Every now and then, for a joke, I suggest to the LH that we have another baby. He knows I’m not serious, but it doesn’t stop him from having a little choke on his whiskey.

We’ve come up for air after those sleep-deprived early years and starting over would be a major adjustment.

It’s just that after doing it twice, I think it would be nice to do it all again with the benefits of experience!

Part of me wonders, if I did, would I actually be able to do it better this time?

I come from a big, nurturing, family-orientated family. It was a huge surprise to me then when as a new mum, I found that I wasn’t very good with babies.

I welcomed both of our girls with the heart-stopping, all-consuming love I was expecting, but I just wasn’t great at the practicalities.

Breastfeeding was difficult, swaddling was impossible …. I even found it hard to hold my girls. Their little heads kept falling off my shoulder. What kind of mum was I?

At preschool I forgot water bottles and permission slips and was always in a rush. I was either on time but unprepared, or prepared, but late.

And on the miraculous occasions when I managed both, I looked like hell. Juggling a job with my aspirations as a mummy was tricky.

I watched the others and wondered how they got it all together so seamlessly. And for the longest time, I was my own worst critic.

But finally, at some point, in the middle of the crazy work-life struggle, something changed. It’s not that I stopped trying to “do it all”, I just stopped trying to do it all perfectly.

So this morning, on the dot of eight, when we were already late, I wasn’t all that surprised to find Chloe’s wet gym kit still in the dryer.

I set the dial to “high”, waited another ten minutes, tried to clean up the kitchen, gave-up, and went back to the laundry room. Her T-shirt was 90 percent dry and it would have to do.

We got in the car with Chloe still in her vest. Sitting in traffic, I put the hot air on at full blast and finished drying her T-shirt in front of the air-vents.

In that moment I could have given myself a hard time. But today I gave myself a high-five.

My big kid was in class, in dry clothes and sent off with a hug and a kiss. She was a bit late, but you know what? The world was still spinning.

In my Natural Kids class, “guilt” is a common theme. Everyone’s comparing themselves to a nutritional ideal, but you know what? That ideal, doesn’t exist.

This is my job and even I don’t get it right all of the time.

Life happens, and just occasionally, that might mean cookies for breakfast. Ironically enough, getting my children’s nutrition perfectly right was one of the first things I learned to let go.

I realised how important it was for my girls not to attach what they ate (or didn’t eat) to my emotion. That makes food far too powerful. I wanted to keep food simple and fun.

Part of keeping things simple has been to be more realistic about what we can actually achieve — especially at the end of a busy day.

Sure we make some elaborate meals, but I also have lots of quick and easy options too. And the good news is, those don’t always have to come in a frozen box.

There’s always a place for chicken nuggets and fish fingers, but I discovered another recipe last week that is super-simple and cooks more quickly.

I have always been terrible at cooking fish (hence the fish fingers) but wish I’d realised how easy fish is to poach!

So simple in fact that you have to give it a try. Let me know how it goes!

Pesto salmon, quick & easy

You need: (per person — volumes vary depending in adult or child)

1 small salmon fillet (if possible organic farmed, or wild), skinless and boneless

1 serving whole-wheat or brown rice pasta

1 handful peas

1-2 tbsps pesto (regular or Amore pesto paste which is dairy free)

Method:

1. Poach the salmon in water or chicken/vegetable broth by immersing in not-quite-boiling water for 8-10 minutes. Make sure the water is deep enough to just cover the fish.

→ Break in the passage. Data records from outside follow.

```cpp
template <int NPL, int TH, int D, int DA = 1, int SPB = 1, bool F16 = false, bool TF = false>
__global__ void __launch_bounds__(TH * 32, (NPL == 2) ? 2 : 1) k_unet_conv(const ConvParams p)
{
#if defined(__HIP_DEVICE_COMPILE__)
#ifdef UC_TRACE
    const unsigned long long tr_enter = __builtin_amdgcn_s_memtime();
#endif
    static_assert(DA == 1 || (DA == 2 && D == 2), "two-chunk activation prefetch: with the two-step weight schedule");
    static_assert(SPB == 1 || ((SPB == 2 || SPB == 3) && D == 4 && DA == 1 && TH == 16), "several steps per barrier: the 16-row kernel with the four-step weight schedule");
    constexpr bool PAIR = SPB > 1;
    constexpr int UC_NBBUF = PAIR ? 3 * SPB : D + 1;
    constexpr int UC_THREADS = TH * 32, UC_HP = UC_HW * (TH + 2);
    static_assert(TH == 8 || (TH == 16 && NPL == 2), "16-row tiles: two pieces (LDS)");
    static_assert(!TF || (NPL == 2 && SPB == 1), "fused transposed convolution: two pieces, one step per barrier");
    constexpr int A_GPP = (UC_HP * 2 + 63) / 64, A_PLANE = A_GPP * 64;
    constexpr int A_PER = (NPL * A_PLANE + UC_THREADS - 1) / UC_THREADS;
    constexpr int A_SLOTS = A_PER * UC_THREADS;
    constexpr int A_BYTES = A_SLOTS * 16;
    constexpr int B_PER = NPL * 256 / UC_THREADS;
    static_assert(B_PER * UC_THREADS == NPL * 256, "weight slots divide evenly");
    constexpr int B_BYTES = NPL * 256 * 16;
    extern __shared__ __attribute__((aligned(16))) unsigned char smem[];
    unsigned char *sA = smem, *sB = smem + (DA + 1) * A_BYTES;
    const int tid = threadIdx.x, lane = tid & 63;
    const int wave = __builtin_amdgcn_readfirstlane(tid >> 6);
    const int tilesX = p.W / UC_TW;
    const int nblks = p.cout / UC_BN;
    int tile, nblk;
    if (p.xcd_map) {
        const int b = blockIdx.x, xcd = b & 7, j = b >> 3;
        tile = (j / nblks) * 8 + xcd;
        nblk = j - (j / nblks) * nblks;
    } else {
        tile = blockIdx.x;
        nblk = blockIdx.y;
    }
    const int ty0 = (tile / tilesX) * TH, tx0 = (tile % tilesX) * UC_TW;
    const int cin = p.c0 + p.c1, nchunks = cin / UC_KC, nsteps = nchunks * p.ntaps;
    const long in_plane0 = (long)p.H * p.W * p.c0, in_plane1 = (long)p.H * p.W * p.c1;
    const int rowbase = ty0 > 0 ? ty0 - 1 : 0;
    const int winrows = min(p.H, ty0 + TH + 1) - rowbase;

    unsigned a_off[A_PER];
    auto plan_a = [&](int C) {
#pragma unroll
        for (int u = 0; u < A_PER; ++u) {
            const int g = u * (UC_THREADS / 64) + wave, pl = g / A_GPP;
            const int rem = (g - pl * A_GPP) * 64 + lane, px = rem >> 1, half = (rem & 1) ^ ((px >> 3) & 1);
            const int hy = px / UC_HW, hx = px - hy * UC_HW;
            const int gy = ty0 + hy - 1, gx = tx0 + hx - 1;
            const bool inside = pl < NPL && rem < UC_HP * 2 && gy >= 0 && gy < p.H && gx >= 0 && gx < p.W;
            a_off[u] = inside ? (unsigned)((((long)(gy - rowbase) * p.W + gx) * C + half * 8) * 2) : 0xffff0000u;
        }
    };
    plan_a(p.c0);
    bool a_second = false;
    constexpr int RSRC_FLAGS = 0x00020000;
    unsigned long long a_win = (unsigned long long)(p.in0 + (long)rowbase * p.W * p.c0), a_plane_bytes = (unsigned long long)in_plane0 * 2;
    int a_rec = (int)(unsigned)((long)winrows * p.W * p.c0 * 2);
    const __amdgpu_buffer_rsrc_t rs_b = __builtin_amdgcn_make_buffer_rsrc((void *)p.w, 0, (int)0xffffffffu, RSRC_FLAGS);
    auto copy_a = [&](int chunk, int buf) {
        const int cbase = chunk * UC_KC;
        const bool second = cbase >= p.c0;
        if (second && !a_second) {
            a_second = true;
            a_win = (unsigned long long)(p.in1 + (long)rowbase * p.W * p.c1);
            a_plane_bytes = (unsigned long long)in_plane1 * 2;
            a_rec = (int)(unsigned)((long)winrows * p.W * p.c1 * 2);
            if (p.c1 != p.c0) plan_a(p.c1);
        }
        const int soff = (second ? cbase - p.c0 : cbase) * 2;
        lds_byte *dst = (lds_byte *)(sA + buf * A_BYTES + wave * 64 * 16);
#pragma unroll
        for (int u = 0; u < A_PER; ++u) {
            const int pl = min((u * (UC_THREADS / 64) + wave) / A_GPP, NPL - 1);
            const unsigned long long base = a_win + (unsigned long long)pl * a_plane_bytes;
            const unsigned lo = __builtin_amdgcn_readfirstlane((unsigned)base), hi = __builtin_amdgcn_readfirstlane((unsigned)(base >> 32));
            const __amdgpu_buffer_rsrc_t rs = __builtin_amdgcn_make_buffer_rsrc((void *)(((unsigned long long)hi << 32) | lo), 0, __builtin_amdgcn_readfirstlane(a_rec), RSRC_FLAGS);
            __builtin_amdgcn_raw_ptr_buffer_load_lds(rs, dst + u * UC_THREADS * 16, 16, a_off[u], soff, 0, 0);
        }
    };
    const int bq = tid & 255;
    const unsigned b_off = (unsigned)(((tid >> 8) * (UC_BN * UC_KC) + (bq >> 1) * UC_KC + (((bq & 1) ^ ((bq >> 4) & 1))) * 8) * 2);
    auto copy_b = [&](int chunk, int tap, int buf) {
        const int soff = ((tap * nchunks + chunk) * nblks + nblk) * (NPL * UC_BN * UC_KC * 2);
        lds_byte *dst = (lds_byte *)(sB + buf * B_BYTES + wave * 64 * 16);
#pragma unroll
        for (int u = 0; u < B_PER; ++u)
            __builtin_amdgcn_raw_ptr_buffer_load_lds(rs_b, dst + u * UC_THREADS * 16, 16, b_off, soff + u * (UC_THREADS / 256) * (UC_BN * UC_KC * 2), 0, 0);
    };

    f32x16 acc[2][4];
#pragma unroll
    for (int m = 0; m < 2; ++m)
#pragma unroll
        for (int n = 0; n < 4; ++n)
#pragma unroll
            for (int i = 0; i < 16; ++i) acc[m][n][i] = 0.f;

    copy_a(0, 0);
    if (DA == 2 && nchunks > 1) copy_a(1, 1);
    for (int s0 = 0; s0 < (PAIR ? 2 * SPB : D) && s0 < nsteps; ++s0) copy_b(s0 / p.ntaps, s0 % p.ntaps, s0);
    uc_wait_barrier<0>();

    const int r = lane & 31, h = lane >> 5;
    const int b_row = r * 2 + (h ^ ((r >> 3) & 1));
    int step = 0;
    int nc = D / p.ntaps, nt = D % p.ntaps;
    int buf0 = 0, buf2 = D;
    uint4 fa[2][NPL], fb[4][NPL];
#ifdef UC_TRACE
    unsigned long long tr_copy = 0, tr_read = 0, tr_mfma = 0, tr_bar = 0, tr_t0 = __builtin_amdgcn_s_memtime();
    const bool tracing = blockIdx.x == gridDim.x / 2 && blockIdx.y == 0;
    unsigned long long tr_wait = 0, t_w = 0;
#define UC_T(var) const unsigned long long var = __builtin_amdgcn_s_memtime()
#define UC_WB t_w = uc_wait_barrier_timed
#else
#define UC_T(var)
#define UC_WB uc_wait_barrier
#endif
#define UC_PRODUCT(PA, PB)                                                                                      \
    _Pragma("unroll") for (int m = 0; m < 2; ++m) _Pragma("unroll") for (int n = 0; n < 4; ++n)                 \
        acc[m][n] = uc_mfma<F16>(fb[n][PB], fa[m][PA], acc[m][n]);
    auto step_products = [&](int chunk, int tap) {
        const unsigned char *abuf = sA + (chunk % (DA + 1)) * A_BYTES;
        const unsigned char *bbuf = sB + buf0 * B_BYTES;
        const int dy = p.dy[tap], dx = p.dx[tap];
// ... 29 lines not shown
            __builtin_amdgcn_s_setprio(1);
            acc[0][0] = uc_mfma<F16>(fb[0][0], fa[0][1], acc[0][0]);
            __builtin_amdgcn_sched_barrier(0);
            read_a(0, 0); read_a(1, 0);
#pragma unroll
            for (int n = 0; n < 4; ++n) read_b(n, 1);
            __builtin_amdgcn_sched_barrier(0);
#pragma unroll
            for (int n = 1; n < 4; ++n) acc[0][n] = uc_mfma<F16>(fb[n][0], fa[0][1], acc[0][n]);
#pragma unroll
            for (int n = 0; n < 4; ++n) acc[1][n] = uc_mfma<F16>(fb[n][0], fa[1][1], acc[1][n]);
            __builtin_amdgcn_sched_barrier(0);
#ifndef UC_TWO_PRODUCTS
            UC_PRODUCT(0, 1)
#endif
            UC_PRODUCT(0, 0)
            __builtin_amdgcn_s_setprio(0);
        } else {
#pragma unroll
            for (int k = 0; k < NPL; ++k) {
#pragma unroll
                for (int m = 0; m < 2; ++m) read_a(m, NPL - 1 - k);
#pragma unroll
                for (int n = 0; n < 4; ++n) read_b(n, k);
            }
            __builtin_amdgcn_s_setprio(1);
            UC_PRODUCT(2, 0) UC_PRODUCT(1, 1) UC_PRODUCT(0, 2)
            UC_PRODUCT(1, 0)
            UC_PRODUCT(0, 1)
            UC_PRODUCT(0, 0)
            __builtin_amdgcn_s_setprio(0);
        }
    };
    if constexpr (PAIR) {
        int c0 = 0, t0 = 0;
        int cb = (2 * SPB) / p.ntaps, tb = (2 * SPB) % p.ntaps;
        int bb = 0;
        int a_issued = 0;
        auto next = [&](int &c, int &t) { if (++t == p.ntaps) { t = 0; ++c; } };
        auto wrapb = [](int b) { return b >= UC_NBBUF ? b - UC_NBBUF : b; };
        for (int s = 0; s < nsteps; s += SPB) {
            UC_T(t_a);
            const bool issue_a = c0 + 1 < nchunks && c0 + 1 > a_issued;
            const int ca = c0 + 1;
            if (issue_a) a_issued = ca;
            const bool issue_b = s + 2 * SPB < nsteps;
            UC_T(t_b);
#pragma unroll
            for (int k = 0; k < SPB; ++k) {
                buf0 = wrapb(bb + k);
                step_products(c0, t0);
                next(c0, t0);
                if (k == 0 && issue_a) copy_a(ca, ca & 1);
                if (issue_b) { copy_b(cb, tb, wrapb(bb + 2 * SPB + k)); next(cb, tb); }
            }
            UC_T(t_c);
            if (issue_b) { if (issue_a) UC_WB<A_PER + SPB * B_PER>(); else UC_WB<SPB * B_PER>(); }
            else { if (issue_a) UC_WB<A_PER>(); else UC_WB<0>(); }
            bb = wrapb(bb + SPB);
#ifdef UC_TRACE
            UC_T(t_d);
            tr_copy += t_b - t_a; tr_mfma += t_c - t_b; tr_bar += t_d - t_c; tr_wait += t_w - t_c;
#endif
        }
    } else
    for (int chunk = 0; chunk < nchunks; ++chunk) {
        for (int tap = 0; tap < p.ntaps; ++tap, ++step) {
// ... 37 lines not shown
    if (tracing && p.trace && lane == 0) {
        unsigned long long *tp = p.trace + 16 * wave;
        tp[0] = tr_copy; tp[1] = tr_read; tp[2] = tr_mfma; tp[3] = tr_bar; tp[4] = (unsigned long long)nsteps;
        tp[5] = __builtin_amdgcn_s_memtime() - tr_t0; tp[6] = tr_wait; tp[7] = (unsigned long long)__builtin_amdgcn_s_getreg((31 << 11) | 4);
        tp[8] = tr_t0 - tr_enter;
    }
    const unsigned long long tr_loop_end = __builtin_amdgcn_s_memtime();
#endif
#undef UC_PRODUCT

    constexpr int EP_ROW = 272, EP_BYTES = 32 * EP_ROW;
    static_assert(UC_THREADS / 64 * EP_BYTES <= (DA + 1) * A_BYTES + UC_NBBUF * B_BYTES, "the staging images fit the tile buffers");
    int pxl = lane & 31, hf = lane >> 5;
    asm volatile("" : "+v"(pxl), "+v"(hf));
    unsigned char *ep = smem + wave * EP_BYTES;
    {
        const float *bip = p.bias + nblk * UC_BN + 16 * hf;
        const float *scp = p.scale + nblk * UC_BN + 16 * hf, *shp = p.shift + nblk * UC_BN + 16 * hf;
        const f32x2 inv2 = {p.acc_scale, p.acc_scale};
        auto biased = [&](float a0, float a1, const f32x2 &b) -> f32x2 {
            if constexpr (F16) return __builtin_elementwise_fma(f32x2{a0, a1}, inv2, b);
            else return f32x2{a0, a1} + b;
        };
#pragma unroll
        for (int n = 0; n < 4; ++n) {
#pragma unroll
            for (int q = 0; q < 4; ++q) {
                const float4 b4 = *reinterpret_cast<const float4 *>(bip + n * 32 + q * 4);
                const f32x2 b01 = {b4.x, b4.y}, b23 = {b4.z, b4.w};
                if (p.scale) {
                    const float4 s4 = *reinterpret_cast<const float4 *>(scp + n * 32 + q * 4), t4 = *reinterpret_cast<const float4 *>(shp + n * 32 + q * 4);
                    const f32x2 s01 = {s4.x, s4.y}, s23 = {s4.z, s4.w}, t01 = {t4.x, t4.y}, t23 = {t4.z, t4.w};
#pragma unroll
                    for (int m = 0; m < 2; ++m) {
                        f32x2 v01 = biased(acc[m][n][q * 4 + 0], acc[m][n][q * 4 + 1], b01);
                        f32x2 v23 = biased(acc[m][n][q * 4 + 2], acc[m][n][q * 4 + 3], b23);
                        v01 = __builtin_elementwise_fma(f32x2{relu_bits(v01[0]), relu_bits(v01[1])}, s01, t01);
                        v23 = __builtin_elementwise_fma(f32x2{relu_bits(v23[0]), relu_bits(v23[1])}, s23, t23);
                        if constexpr (F16) {
                            v01 = f32x2{uc_sat_f16(v01[0]), uc_sat_f16(v01[1])};
                            v23 = f32x2{uc_sat_f16(v23[0]), uc_sat_f16(v23[1])};
                        }
                        acc[m][n][q * 4 + 0] = v01[0]; acc[m][n][q * 4 + 1] = v01[1];
                        acc[m][n][q * 4 + 2] = v23[0]; acc[m][n][q * 4 + 3] = v23[1];
                    }
                } else {
#pragma unroll
                    for (int m = 0; m < 2; ++m) {
                        f32x2 v01 = biased(acc[m][n][q * 4 + 0], acc[m][n][q * 4 + 1], b01);
                        f32x2 v23 = biased(acc[m][n][q * 4 + 2], acc[m][n][q * 4 + 3], b23);
                        if constexpr (F16) {
                            v01 = f32x2{uc_sat_f16(v01[0]), uc_sat_f16(v01[1])};
                            v23 = f32x2{uc_sat_f16(v23[0]), uc_sat_f16(v23[1])};
                        }
                        acc[m][n][q * 4 + 0] = v01[0]; acc[m][n][q * 4 + 1] = v01[1];
                        acc[m][n][q * 4 + 2] = v23[0]; acc[m][n][q * 4 + 3] = v23[1];
                    }
                }
            }
            asm volatile("" ::: "memory");
        }
    }
    if (p.head_out) {
        float z[2][2] = {{0.f, 0.f}, {0.f, 0.f}};
        const float *hw0 = p.head_w + 16 * hf, *hw1 = p.head_w + UC_BN + 16 * hf;
#pragma unroll
        for (int n = 0; n < 4; ++n)
#pragma unroll
            for (int q = 0; q < 4; ++q) {
                const float4 a4 = *reinterpret_cast<const float4 *>(hw0 + n * 32 + q * 4), b4 = *reinterpret_cast<const float4 *>(hw1 + n * 32 + q * 4);
                const float wa[4] = {a4.x, a4.y, a4.z, a4.w}, wb[4] = {b4.x, b4.y, b4.z, b4.w};
#pragma unroll
                for (int m = 0; m < 2; ++m)
#pragma unroll
                    for (int j = 0; j < 4; ++j) {
                        z[m][0] = __builtin_fmaf(acc[m][n][q * 4 + j], wa[j], z[m][0]);
                        z[m][1] = __builtin_fmaf(acc[m][n][q * 4 + j], wb[j], z[m][1]);
                    }
            }
#pragma unroll
        for (int m = 0; m < 2; ++m)
#pragma unroll
            for (int c = 0; c < 2; ++c) z[m][c] += __shfl_xor(z[m][c], 32, 64);
        const float z0 = (hf ? z[1][0] : z[0][0]) + p.head_b[0], z1 = (hf ? z[1][1] : z[0][1]) + p.head_b[1];
        const float zm = z0 > z1 ? z0 : z1;
        const float e0 = __expf(z0 - zm), e1 = __expf(z1 - zm);
        const float es = e0 + e1;
        const long o = (long)(ty0 + wave * 2 + hf) * p.W + tx0 + pxl;
        p.head_out[o] = e0 / es;
        p.head_out[(long)p.H * p.W + o] = e1 / es;
        return;
    }
    auto piece_word = [](float &a, float &b, bool more) -> unsigned { return uc_piece_word<F16>(a, b, more); };
    const int rd_row = lane >> 4, rd_col = (lane & 15) * 16;
    const long out_plane = (long)p.outH * p.outW * (TF ? p.cout / 4 : p.cout);
    if (p.pool_out) {
        const long pool_plane = (long)(p.outH / 2) * (p.outW / 2) * p.cout;
        const bool oddp = pxl & 1;
        float q8[4][8];
#pragma unroll
        for (int n = 0; n < 4; ++n)
#pragma unroll
            for (int i = 0; i < 16; ++i) {
                const float v = fmax_pair(fmax_raw(acc[0][n][i], acc[1][n][i]));
                if (i < 8) q8[n][i] = v; else if (oddp) q8[n][i - 8] = v;
            }
        uint16_t *prow = p.pool_out + ((long)(ty0 / 2 + wave) * (p.outW / 2) + tx0 / 2) * p.cout + nblk * UC_BN + (lane & 15) * 8;
#pragma unroll
        for (int pl = 0; pl < NPL; ++pl) {
#pragma unroll
            for (int n = 0; n < 4; ++n) {
                uint4 w;
                w.x = piece_word(q8[n][0], q8[n][1], pl + 1 < NPL);
                w.y = piece_word(q8[n][2], q8[n][3], pl + 1 < NPL);
                w.z = piece_word(q8[n][4], q8[n][5], pl + 1 < NPL);
                w.w = piece_word(q8[n][6], q8[n][7], pl + 1 < NPL);
                *reinterpret_cast<uint4 *>(ep + (pxl >> 1) * EP_ROW + (n * 32 + 16 * hf + (oddp ? 8 : 0)) * 2) = w;
            }
#pragma unroll
            for (int it = 0; it < 4; ++it) {
                const int row = it * 4 + rd_row;
                *reinterpret_cast<uint4 *>(prow + pl * pool_plane + (long)row * p.cout) = *reinterpret_cast<const uint4 *>(ep + row * EP_ROW + rd_col);
            }
        }
    }
#pragma unroll
    for (int m = 0; m < 2; ++m) {
        const int y = ty0 + wave * 2 + m;
        const int cls = (lane & 15) >> 2;
        const long pix_stride = TF ? p.cout / 4 : p.cout;
        uint16_t *orow = TF ? p.out + ((long)(2 * y + (cls >> 1)) * p.outW + (2 * (long)tx0 + (cls & 1))) * pix_stride + nblk * 32 + (lane & 3) * 8
                            : p.out + ((long)(y * p.sy + p.oy) * p.outW + ((long)tx0 * p.sx + p.ox)) * p.cout + nblk * UC_BN + (lane & 15) * 8;
#pragma unroll
        for (int pl = 0; pl < NPL; ++pl) {
#pragma unroll
            for (int n = 0; n < 4; ++n)
#pragma unroll
                for (int q = 0; q < 2; ++q) {
                    float v[8];
#pragma unroll
                    for (int j = 0; j < 8; ++j) v[j] = acc[m][n][q * 8 + j];
                    uint4 w;
                    w.x = piece_word(v[0], v[1], pl + 1 < NPL);
                    w.y = piece_word(v[2], v[3], pl + 1 < NPL);
                    w.z = piece_word(v[4], v[5], pl + 1 < NPL);
                    w.w = piece_word(v[6], v[7], pl + 1 < NPL);
                    if (pl + 1 < NPL) {
#pragma unroll
                        for (int j = 0; j < 8; ++j) acc[m][n][q * 8 + j] = v[j];
                    }
                    *reinterpret_cast<uint4 *>(ep + pxl * EP_ROW + (n * 32 + 16 * hf + 8 * q) * 2) = w;
                }
#pragma unroll
            for (int it = 0; it < 8; ++it) {
                const int row = it * 4 + rd_row;
                *reinterpret_cast<uint4 *>(orow + pl * out_plane + (long)row * p.sx * pix_stride) = *reinterpret_cast<const uint4 *>(ep + row * EP_ROW + rd_col);
            }
        }
    }
#ifdef UC_TRACE
    if (tracing && p.trace && lane == 0) {
// ... 170 lines not shown
```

2. Check the fish is cooked through, drain, flake and set to one side.

3. Meanwhile cook the pasta as per package directions. Add the peas to the water two minutes before the pasta is cooked. Drain.

4. Stir the pesto through the pasta and peas, add in the flaked salmon, toss and serve!

(You can upgrade this by replacing the pasta with quinoa and making the pesto yourself — if you have time!)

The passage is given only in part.